The perfect graphs include many important families of graphs and serve to unify results relating colorings and cliques in those families. For instance, in all perfect graphs, the graph coloring problem, maximum clique problem, and maximum independent set problem can all be solved in polynomial time, despite their greater complexity for non-perfect graphs. In addition, several important minimax theorems in combinatorics, including Dilworth's theorem and Mirsky's theorem on partially ordered sets, Kőnig's theorem on matchings, and the Erdős–Szekeres theorem on monotonic sequences, can be expressed in terms of the perfection of certain associated graphs.
The perfect graph theorem states that the complement graph of a perfect graph is also perfect.

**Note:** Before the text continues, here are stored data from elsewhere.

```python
class PgTopo(C.Structure):
    _fields_ = [('n_graphs', C.c_int), ('n_ctx', C.c_int), ('n_lig', C.c_int), ('n_phore', C.c_int),
                ('n_bond', C.c_int), ('max_nlig', C.c_int), ('max_gctx', C.c_int),
                ('g_ctx_off', c_ip), ('g_nph', c_ip), ('g_nlig', c_ip), ('g_eid_off', c_ip), ('eid', c_ip),
                ('ctx_graph', c_ip), ('ctx_is_lig', c_ip), ('lig2ctx', c_ip), ('bond_src', c_ip),
                ('bond_dst', c_ip), ('bond_desc', c_ip), ('g_bond_off', c_ip), ('edge_ref', c_ip)]


class PgSegAttn(C.Structure):
    _fields_ = [('mode', C.c_int), ('n_seg', C.c_int), ('seg_ids', c_ip), ('seg_chunks', c_ip),
                ('x', c_fp), ('nrm', c_fp), ('nbr', c_ip), ('deg', c_ip), ('ew', c_fp), ('knn_k', C.c_int),
                ('Csrc_k', c_fp), ('Csrc_v', c_fp), ('ld_csrc', C.c_int),
                ('Cdst_k', c_fp), ('Cdst_v', c_fp), ('ld_cdst', C.c_int),
                ('Wf_k', c_fp), ('Wf_v', c_fp), ('Wg2_k', c_fp), ('Wg2_v', c_fp), ('G', c_fp),
                ('ln_gk', c_fp), ('ln_bk', c_fp), ('ln_gv', c_fp), ('ln_bv', c_fp),
                ('U', c_fp), ('q', c_fp), ('W2k_l', c_fp), ('W2v_l', c_fp), ('b2v', c_fp),
                ('W2xv_l', c_fp), ('b2xv', c_fp),
                ('S', c_fp), ('swn', c_fp), ('resid', c_fp), ('out', c_fp), ('dx', c_fp),
                ('accumulate_dx', C.c_int), ('alpha', c_fp), ('alpha_rows', C.c_int), ('efeat', c_fp), ('efeat_off', c_ip),
                ('tri_iters', c_ip), ('n_tri_iters', C.c_int), ('tri_counter', c_ip),
                ('seg_ids2', c_ip), ('n_seg2', C.c_int), ('Wf_k2', c_fp), ('Wf_v2', c_fp), ('tri_grid', C.c_int), ('pos_tiled', C.c_int), ('tri_max_nlig', C.c_int)]


class PgSegAttnGrad(C.Structure):
    _fields_ = [('gS', c_fp), ('gswn', c_fp), ('gdx', c_fp), ('gU', c_fp),
                ('gCdst_k', c_fp), ('gCdst_v', c_fp), ('ld_gcdst', C.c_int),
                ('gCsrc_k', c_fp), ('gCsrc_v', c_fp), ('ld_gcsrc', C.c_int),
                ('gWf_k', c_fp), ('gWf_v', c_fp), ('gbk', c_fp), ('gbv', c_fp),
                ('gW2xv_l', c_fp), ('gb2xv', c_fp), ('gx', c_fp), ('gnrm', c_fp), ('gew', c_fp),
                ('alpha', c_fp), ('alpha_rows', C.c_int), ('S', c_fp), ('swn', c_fp),
                ('rowbuf', c_fp), ('rowbuf_rows', C.c_int), ('grid', C.c_int), ('atom_order', c_ip),
# ... 220 lines not shown
```

phoregen_amd/options.py:

```python
import contextlib
import os

DEFAULTS = dict(
    streams=True,
    layer_ahead=True,
    ahead_v2='auto',
    ahead_v2_below=82000,
    pos_tiled='auto',
    pos_tiled_below=1500,
    step_ahead=True,
    c_program=True,
    geom_split='auto',
    geom_split_below=16000,
    tune_grid=True,
    chain_q_from=150000,
    tri_split=True,
    tri_split_from=82000,
    tri_overlap=3,
    tri_grid=-1,
    dgrad_mm=True,
    rows_sum=True,
    tri_onepass=True,
    wide_gemm=True,
    bwd_atom_sort=True,
    bwd_split='all',
    bwd_grid=256,
    tri_bwd_form=2,
    tri_bwd_grid=256,
    ph_onepass=True,
)
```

The strong perfect graph theorem characterizes the perfect graphs in terms of certain forbidden induced subgraphs, leading to a polynomial time algorithm for testing whether a graph is perfect.
A clique in an undirected graph is a subset of its vertices that are all adjacent to each other.
A graph coloring assigns a color to each vertex so that each two adjacent vertices have different colors.
In particular, the vertices of any clique must all be assigned different colors, so the chromatic number (the minimum number of colors in any coloring) is always greater than or equal to the clique number, the number of vertices in the maximum clique. The perfect graphs are defined as the graphs for which these two numbers are equal, not just in the graph itself, but in every induced subgraph obtained by deleting some of its vertices.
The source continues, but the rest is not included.